▸ **TASK REQUIREMENTS**
Give the number of lines in the entries below that contain "copy". Write nothing besides it.

##### RECORD SET

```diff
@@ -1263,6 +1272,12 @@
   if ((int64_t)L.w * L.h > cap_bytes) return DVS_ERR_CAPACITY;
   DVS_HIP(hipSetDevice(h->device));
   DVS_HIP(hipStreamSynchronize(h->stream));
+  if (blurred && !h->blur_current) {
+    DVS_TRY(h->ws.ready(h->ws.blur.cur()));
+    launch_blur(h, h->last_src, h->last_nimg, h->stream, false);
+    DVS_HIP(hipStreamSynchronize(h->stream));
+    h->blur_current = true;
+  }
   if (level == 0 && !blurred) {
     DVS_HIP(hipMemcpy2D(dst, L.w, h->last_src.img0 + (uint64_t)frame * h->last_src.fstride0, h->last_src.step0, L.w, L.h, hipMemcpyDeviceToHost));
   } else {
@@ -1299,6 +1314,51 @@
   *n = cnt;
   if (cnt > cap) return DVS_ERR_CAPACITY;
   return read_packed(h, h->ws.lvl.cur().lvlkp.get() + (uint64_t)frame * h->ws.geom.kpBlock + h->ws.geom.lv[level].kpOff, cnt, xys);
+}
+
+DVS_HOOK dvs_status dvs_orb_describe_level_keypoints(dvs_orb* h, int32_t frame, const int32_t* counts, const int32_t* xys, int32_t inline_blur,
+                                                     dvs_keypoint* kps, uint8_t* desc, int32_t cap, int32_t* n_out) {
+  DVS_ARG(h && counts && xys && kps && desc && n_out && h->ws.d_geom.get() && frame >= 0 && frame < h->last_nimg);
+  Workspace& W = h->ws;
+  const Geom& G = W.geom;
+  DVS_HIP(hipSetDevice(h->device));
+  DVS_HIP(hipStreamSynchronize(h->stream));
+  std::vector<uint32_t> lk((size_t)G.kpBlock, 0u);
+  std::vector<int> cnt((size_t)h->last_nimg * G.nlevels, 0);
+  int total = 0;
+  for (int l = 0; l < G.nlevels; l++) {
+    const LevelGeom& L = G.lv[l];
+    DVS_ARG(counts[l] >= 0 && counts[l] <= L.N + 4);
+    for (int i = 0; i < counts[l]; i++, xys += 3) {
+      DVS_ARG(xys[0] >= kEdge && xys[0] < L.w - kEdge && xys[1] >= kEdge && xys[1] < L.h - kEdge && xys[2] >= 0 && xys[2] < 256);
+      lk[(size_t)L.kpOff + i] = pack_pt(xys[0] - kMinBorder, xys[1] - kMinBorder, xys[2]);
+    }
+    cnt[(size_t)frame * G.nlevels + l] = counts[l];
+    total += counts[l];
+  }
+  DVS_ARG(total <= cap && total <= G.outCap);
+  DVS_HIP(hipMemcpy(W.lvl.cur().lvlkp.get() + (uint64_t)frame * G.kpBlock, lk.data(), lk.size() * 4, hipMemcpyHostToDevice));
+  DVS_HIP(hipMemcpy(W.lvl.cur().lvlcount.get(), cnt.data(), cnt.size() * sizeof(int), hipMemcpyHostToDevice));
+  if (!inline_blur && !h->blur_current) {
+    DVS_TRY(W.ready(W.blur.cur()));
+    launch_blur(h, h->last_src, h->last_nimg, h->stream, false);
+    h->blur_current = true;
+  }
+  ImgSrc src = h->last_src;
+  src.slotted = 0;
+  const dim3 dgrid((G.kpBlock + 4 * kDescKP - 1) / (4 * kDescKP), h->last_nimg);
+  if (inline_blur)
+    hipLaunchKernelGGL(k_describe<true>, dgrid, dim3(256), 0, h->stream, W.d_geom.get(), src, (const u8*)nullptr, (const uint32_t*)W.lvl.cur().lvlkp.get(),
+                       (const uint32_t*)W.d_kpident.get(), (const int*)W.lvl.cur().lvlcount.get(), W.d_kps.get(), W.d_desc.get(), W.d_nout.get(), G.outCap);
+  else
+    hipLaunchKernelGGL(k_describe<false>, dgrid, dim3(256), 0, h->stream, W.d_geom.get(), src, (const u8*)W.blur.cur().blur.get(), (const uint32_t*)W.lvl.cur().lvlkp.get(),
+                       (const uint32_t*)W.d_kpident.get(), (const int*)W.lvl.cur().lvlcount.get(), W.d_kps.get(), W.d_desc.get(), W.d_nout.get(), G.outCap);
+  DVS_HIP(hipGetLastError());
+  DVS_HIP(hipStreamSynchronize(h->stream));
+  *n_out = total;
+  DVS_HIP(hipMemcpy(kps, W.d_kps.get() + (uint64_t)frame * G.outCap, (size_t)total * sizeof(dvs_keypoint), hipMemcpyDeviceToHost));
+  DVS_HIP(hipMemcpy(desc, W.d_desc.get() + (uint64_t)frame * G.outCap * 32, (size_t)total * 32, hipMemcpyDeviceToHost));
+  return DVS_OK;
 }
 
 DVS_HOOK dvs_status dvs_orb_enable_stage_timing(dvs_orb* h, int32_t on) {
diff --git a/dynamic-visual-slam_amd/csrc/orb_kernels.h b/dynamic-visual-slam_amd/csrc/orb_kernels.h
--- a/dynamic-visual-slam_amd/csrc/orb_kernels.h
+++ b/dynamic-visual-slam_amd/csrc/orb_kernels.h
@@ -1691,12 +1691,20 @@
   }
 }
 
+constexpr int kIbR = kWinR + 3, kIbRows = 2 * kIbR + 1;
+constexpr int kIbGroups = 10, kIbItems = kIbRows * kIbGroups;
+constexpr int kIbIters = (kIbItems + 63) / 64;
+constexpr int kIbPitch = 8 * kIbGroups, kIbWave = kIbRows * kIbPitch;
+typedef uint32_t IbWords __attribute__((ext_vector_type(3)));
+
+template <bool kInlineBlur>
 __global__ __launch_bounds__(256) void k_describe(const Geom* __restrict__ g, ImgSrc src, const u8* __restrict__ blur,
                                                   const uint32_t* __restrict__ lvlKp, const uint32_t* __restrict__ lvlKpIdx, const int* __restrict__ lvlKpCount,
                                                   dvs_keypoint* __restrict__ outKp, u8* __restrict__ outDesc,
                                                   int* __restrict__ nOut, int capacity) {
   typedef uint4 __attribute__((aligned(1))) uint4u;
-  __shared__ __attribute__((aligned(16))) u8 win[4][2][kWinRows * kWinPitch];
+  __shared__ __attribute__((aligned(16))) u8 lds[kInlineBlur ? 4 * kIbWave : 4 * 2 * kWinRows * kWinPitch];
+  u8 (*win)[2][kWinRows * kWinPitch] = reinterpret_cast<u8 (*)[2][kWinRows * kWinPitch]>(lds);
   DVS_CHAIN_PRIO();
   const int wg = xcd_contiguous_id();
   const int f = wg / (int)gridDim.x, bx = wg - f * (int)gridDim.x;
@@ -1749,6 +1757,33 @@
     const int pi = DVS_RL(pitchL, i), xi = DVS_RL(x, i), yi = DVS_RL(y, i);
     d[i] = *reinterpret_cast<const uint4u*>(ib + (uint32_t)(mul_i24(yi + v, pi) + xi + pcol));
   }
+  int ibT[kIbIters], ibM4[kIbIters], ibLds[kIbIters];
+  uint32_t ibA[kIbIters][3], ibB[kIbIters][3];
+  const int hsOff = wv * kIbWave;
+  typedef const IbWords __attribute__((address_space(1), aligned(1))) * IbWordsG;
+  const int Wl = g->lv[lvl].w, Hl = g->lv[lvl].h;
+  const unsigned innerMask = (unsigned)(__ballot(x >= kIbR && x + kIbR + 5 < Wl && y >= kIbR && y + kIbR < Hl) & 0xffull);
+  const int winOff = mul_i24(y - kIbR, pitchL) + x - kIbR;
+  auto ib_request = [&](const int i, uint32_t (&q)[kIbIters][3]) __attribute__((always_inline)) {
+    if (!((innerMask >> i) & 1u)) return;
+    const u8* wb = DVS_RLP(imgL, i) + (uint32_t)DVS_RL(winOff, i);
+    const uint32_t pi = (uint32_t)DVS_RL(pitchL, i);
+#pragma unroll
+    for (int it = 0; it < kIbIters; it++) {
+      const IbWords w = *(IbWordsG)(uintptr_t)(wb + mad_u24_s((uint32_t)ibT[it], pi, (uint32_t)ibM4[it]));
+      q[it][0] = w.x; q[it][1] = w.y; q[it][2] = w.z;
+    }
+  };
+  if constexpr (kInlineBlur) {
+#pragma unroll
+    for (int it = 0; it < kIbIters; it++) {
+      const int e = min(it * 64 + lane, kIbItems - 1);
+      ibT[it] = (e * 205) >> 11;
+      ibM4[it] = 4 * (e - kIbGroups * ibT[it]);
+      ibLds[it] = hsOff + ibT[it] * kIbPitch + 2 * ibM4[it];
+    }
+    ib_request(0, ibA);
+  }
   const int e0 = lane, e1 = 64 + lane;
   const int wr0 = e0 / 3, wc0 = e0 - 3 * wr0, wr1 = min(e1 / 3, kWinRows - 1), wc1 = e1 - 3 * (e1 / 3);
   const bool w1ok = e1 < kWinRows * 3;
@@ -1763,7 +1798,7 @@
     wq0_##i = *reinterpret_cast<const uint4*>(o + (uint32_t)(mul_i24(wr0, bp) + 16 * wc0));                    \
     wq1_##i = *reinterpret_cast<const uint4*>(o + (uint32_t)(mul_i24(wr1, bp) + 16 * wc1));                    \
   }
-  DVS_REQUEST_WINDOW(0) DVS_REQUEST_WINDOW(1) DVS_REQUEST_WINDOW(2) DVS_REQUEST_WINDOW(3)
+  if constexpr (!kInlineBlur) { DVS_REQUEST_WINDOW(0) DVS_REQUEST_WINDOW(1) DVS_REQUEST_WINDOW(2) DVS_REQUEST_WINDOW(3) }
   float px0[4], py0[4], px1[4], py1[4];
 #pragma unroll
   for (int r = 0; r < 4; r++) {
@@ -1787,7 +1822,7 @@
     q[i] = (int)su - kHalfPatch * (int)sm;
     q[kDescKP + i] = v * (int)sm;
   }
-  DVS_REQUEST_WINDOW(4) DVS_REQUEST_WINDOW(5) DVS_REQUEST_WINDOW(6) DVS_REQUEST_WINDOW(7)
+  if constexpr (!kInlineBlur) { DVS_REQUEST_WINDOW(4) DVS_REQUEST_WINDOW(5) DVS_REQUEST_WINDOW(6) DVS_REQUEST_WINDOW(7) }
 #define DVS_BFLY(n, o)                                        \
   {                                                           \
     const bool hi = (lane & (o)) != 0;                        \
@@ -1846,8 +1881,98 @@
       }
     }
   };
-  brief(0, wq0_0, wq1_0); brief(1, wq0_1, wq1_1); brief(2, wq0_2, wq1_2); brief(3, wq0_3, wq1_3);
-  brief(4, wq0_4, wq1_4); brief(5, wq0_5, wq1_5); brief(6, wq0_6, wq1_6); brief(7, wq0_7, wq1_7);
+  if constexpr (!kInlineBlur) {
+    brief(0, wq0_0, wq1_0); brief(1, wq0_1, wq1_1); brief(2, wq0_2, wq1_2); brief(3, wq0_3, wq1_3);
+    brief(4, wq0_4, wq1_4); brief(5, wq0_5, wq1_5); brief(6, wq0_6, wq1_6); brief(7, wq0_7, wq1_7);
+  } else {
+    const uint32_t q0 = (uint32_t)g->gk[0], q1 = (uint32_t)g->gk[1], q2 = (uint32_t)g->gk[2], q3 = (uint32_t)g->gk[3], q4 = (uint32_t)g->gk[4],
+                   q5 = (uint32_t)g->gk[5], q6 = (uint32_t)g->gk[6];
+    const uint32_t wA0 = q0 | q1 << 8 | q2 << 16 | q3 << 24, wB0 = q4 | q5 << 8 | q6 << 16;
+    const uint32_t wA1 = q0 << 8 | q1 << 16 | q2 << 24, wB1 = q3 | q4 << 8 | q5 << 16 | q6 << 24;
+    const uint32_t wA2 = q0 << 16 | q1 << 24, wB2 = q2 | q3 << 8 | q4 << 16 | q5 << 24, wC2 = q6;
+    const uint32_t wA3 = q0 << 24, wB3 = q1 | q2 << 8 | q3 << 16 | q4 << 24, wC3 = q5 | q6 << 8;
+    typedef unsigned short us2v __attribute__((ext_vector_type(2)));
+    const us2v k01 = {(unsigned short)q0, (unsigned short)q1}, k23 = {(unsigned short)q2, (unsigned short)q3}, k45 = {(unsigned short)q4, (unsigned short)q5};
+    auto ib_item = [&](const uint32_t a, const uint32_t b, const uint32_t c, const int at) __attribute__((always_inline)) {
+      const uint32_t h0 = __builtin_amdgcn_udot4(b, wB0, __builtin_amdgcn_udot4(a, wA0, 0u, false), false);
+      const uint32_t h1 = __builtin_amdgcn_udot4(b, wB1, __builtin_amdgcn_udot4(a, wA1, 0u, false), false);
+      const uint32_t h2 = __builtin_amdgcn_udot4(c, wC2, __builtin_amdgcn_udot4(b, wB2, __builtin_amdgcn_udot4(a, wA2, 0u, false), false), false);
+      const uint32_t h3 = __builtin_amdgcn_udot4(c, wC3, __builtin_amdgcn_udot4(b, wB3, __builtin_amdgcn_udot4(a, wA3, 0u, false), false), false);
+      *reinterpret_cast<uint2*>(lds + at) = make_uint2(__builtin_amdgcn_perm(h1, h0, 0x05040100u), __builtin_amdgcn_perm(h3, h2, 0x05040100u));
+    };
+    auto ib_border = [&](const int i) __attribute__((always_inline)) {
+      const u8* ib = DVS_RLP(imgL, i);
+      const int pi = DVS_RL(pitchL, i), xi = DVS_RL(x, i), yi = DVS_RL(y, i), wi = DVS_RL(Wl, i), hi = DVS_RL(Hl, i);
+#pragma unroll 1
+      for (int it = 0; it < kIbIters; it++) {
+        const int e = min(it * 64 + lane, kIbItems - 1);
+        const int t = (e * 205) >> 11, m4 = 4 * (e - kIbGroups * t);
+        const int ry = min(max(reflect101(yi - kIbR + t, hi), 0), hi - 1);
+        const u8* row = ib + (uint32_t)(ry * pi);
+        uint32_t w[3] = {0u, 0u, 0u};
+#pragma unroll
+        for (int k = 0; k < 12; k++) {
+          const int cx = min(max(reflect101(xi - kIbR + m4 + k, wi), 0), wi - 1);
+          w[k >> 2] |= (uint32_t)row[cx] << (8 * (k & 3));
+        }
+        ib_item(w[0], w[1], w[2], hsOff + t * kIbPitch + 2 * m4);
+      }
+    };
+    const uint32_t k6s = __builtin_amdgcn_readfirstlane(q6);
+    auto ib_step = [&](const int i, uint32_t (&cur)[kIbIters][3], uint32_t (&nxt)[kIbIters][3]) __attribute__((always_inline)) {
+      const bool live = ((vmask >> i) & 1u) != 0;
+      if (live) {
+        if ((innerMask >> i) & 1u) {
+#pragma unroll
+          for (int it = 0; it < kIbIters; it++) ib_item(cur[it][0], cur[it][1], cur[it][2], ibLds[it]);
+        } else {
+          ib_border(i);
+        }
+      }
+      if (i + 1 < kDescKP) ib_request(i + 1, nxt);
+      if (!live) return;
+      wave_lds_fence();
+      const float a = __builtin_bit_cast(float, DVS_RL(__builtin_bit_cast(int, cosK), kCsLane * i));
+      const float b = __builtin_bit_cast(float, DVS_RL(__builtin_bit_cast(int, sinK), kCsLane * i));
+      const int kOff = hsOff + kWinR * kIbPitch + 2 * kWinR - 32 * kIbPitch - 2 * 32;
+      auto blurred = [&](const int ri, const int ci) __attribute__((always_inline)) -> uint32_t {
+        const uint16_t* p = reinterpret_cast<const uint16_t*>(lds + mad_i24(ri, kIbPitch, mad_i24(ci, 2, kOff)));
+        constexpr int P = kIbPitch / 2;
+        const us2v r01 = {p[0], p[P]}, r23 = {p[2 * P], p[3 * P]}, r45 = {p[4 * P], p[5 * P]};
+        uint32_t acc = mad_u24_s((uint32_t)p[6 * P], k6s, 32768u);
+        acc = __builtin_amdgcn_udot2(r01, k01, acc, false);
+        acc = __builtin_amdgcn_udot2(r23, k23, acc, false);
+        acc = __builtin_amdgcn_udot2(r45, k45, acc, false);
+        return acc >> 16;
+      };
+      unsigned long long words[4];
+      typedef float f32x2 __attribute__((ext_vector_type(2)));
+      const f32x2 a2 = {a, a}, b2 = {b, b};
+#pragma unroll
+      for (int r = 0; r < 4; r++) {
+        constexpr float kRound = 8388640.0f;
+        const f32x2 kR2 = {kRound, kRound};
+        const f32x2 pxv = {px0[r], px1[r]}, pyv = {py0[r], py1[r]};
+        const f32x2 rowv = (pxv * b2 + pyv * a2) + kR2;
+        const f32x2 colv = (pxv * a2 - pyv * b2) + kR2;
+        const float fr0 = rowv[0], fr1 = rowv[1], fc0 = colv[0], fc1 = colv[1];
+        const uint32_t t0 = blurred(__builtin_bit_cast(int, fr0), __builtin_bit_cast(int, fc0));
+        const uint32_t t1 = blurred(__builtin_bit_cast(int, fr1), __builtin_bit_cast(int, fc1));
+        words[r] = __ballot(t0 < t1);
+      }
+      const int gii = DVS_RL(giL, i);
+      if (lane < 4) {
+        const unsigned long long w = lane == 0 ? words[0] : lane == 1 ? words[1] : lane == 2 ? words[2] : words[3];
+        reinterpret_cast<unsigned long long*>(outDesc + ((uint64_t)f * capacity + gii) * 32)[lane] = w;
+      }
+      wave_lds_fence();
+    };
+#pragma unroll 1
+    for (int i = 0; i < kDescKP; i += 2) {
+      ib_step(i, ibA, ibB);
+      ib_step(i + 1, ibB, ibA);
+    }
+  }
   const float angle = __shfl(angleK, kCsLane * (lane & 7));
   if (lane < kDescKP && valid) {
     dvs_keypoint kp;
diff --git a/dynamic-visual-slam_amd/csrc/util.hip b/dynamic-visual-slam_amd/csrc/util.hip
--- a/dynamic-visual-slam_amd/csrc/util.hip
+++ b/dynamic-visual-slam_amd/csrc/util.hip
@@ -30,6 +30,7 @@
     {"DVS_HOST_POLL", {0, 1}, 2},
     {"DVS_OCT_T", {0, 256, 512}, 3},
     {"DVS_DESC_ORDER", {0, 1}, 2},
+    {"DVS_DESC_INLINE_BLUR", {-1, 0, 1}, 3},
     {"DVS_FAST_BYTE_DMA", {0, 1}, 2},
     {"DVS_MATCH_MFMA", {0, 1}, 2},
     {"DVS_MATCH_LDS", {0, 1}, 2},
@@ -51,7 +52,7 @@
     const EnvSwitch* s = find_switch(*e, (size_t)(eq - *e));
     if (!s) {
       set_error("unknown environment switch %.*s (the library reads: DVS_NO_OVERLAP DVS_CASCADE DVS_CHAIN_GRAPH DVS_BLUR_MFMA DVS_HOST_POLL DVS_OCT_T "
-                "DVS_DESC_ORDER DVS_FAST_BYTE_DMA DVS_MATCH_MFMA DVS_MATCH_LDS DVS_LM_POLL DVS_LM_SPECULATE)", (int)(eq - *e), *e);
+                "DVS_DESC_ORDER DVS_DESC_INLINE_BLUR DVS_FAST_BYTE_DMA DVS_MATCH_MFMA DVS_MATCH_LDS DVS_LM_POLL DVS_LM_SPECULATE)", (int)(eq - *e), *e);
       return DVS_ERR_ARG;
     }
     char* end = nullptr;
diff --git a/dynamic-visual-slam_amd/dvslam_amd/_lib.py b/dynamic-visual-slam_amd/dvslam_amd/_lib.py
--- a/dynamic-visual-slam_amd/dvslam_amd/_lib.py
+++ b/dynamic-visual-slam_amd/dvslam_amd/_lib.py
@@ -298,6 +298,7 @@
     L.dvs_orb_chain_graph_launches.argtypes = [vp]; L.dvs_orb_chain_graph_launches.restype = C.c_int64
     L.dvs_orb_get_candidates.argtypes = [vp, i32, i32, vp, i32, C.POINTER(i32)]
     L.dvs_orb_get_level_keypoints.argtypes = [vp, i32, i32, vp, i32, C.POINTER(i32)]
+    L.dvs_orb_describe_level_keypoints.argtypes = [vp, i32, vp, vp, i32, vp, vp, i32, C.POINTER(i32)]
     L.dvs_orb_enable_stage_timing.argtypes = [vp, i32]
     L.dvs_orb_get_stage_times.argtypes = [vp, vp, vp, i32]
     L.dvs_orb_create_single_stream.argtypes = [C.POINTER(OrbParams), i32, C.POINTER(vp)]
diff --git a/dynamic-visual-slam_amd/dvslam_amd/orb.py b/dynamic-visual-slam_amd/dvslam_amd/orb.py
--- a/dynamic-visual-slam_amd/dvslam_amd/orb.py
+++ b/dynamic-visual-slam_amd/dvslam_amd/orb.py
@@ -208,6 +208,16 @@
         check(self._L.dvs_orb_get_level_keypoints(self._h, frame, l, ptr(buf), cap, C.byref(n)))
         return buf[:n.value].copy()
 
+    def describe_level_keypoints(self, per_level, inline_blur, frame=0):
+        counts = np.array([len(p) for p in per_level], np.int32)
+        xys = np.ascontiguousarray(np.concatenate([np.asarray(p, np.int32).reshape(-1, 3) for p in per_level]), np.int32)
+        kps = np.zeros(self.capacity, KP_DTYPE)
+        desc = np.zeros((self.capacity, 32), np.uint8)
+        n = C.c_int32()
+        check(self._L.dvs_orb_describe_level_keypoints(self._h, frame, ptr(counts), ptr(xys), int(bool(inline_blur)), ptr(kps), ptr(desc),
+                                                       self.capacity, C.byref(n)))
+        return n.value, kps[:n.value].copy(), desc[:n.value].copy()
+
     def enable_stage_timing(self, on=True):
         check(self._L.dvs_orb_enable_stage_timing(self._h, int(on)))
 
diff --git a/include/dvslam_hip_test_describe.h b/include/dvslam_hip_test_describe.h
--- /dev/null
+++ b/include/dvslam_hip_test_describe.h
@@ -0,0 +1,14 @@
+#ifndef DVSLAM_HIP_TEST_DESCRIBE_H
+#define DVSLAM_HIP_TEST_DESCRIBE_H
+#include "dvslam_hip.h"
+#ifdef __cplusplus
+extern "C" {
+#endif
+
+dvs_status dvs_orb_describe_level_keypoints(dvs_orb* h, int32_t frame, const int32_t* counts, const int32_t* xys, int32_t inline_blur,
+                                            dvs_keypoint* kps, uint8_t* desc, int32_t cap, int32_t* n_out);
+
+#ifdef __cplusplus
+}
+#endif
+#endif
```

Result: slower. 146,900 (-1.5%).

##########

▸ **ANSWER SECTION**
2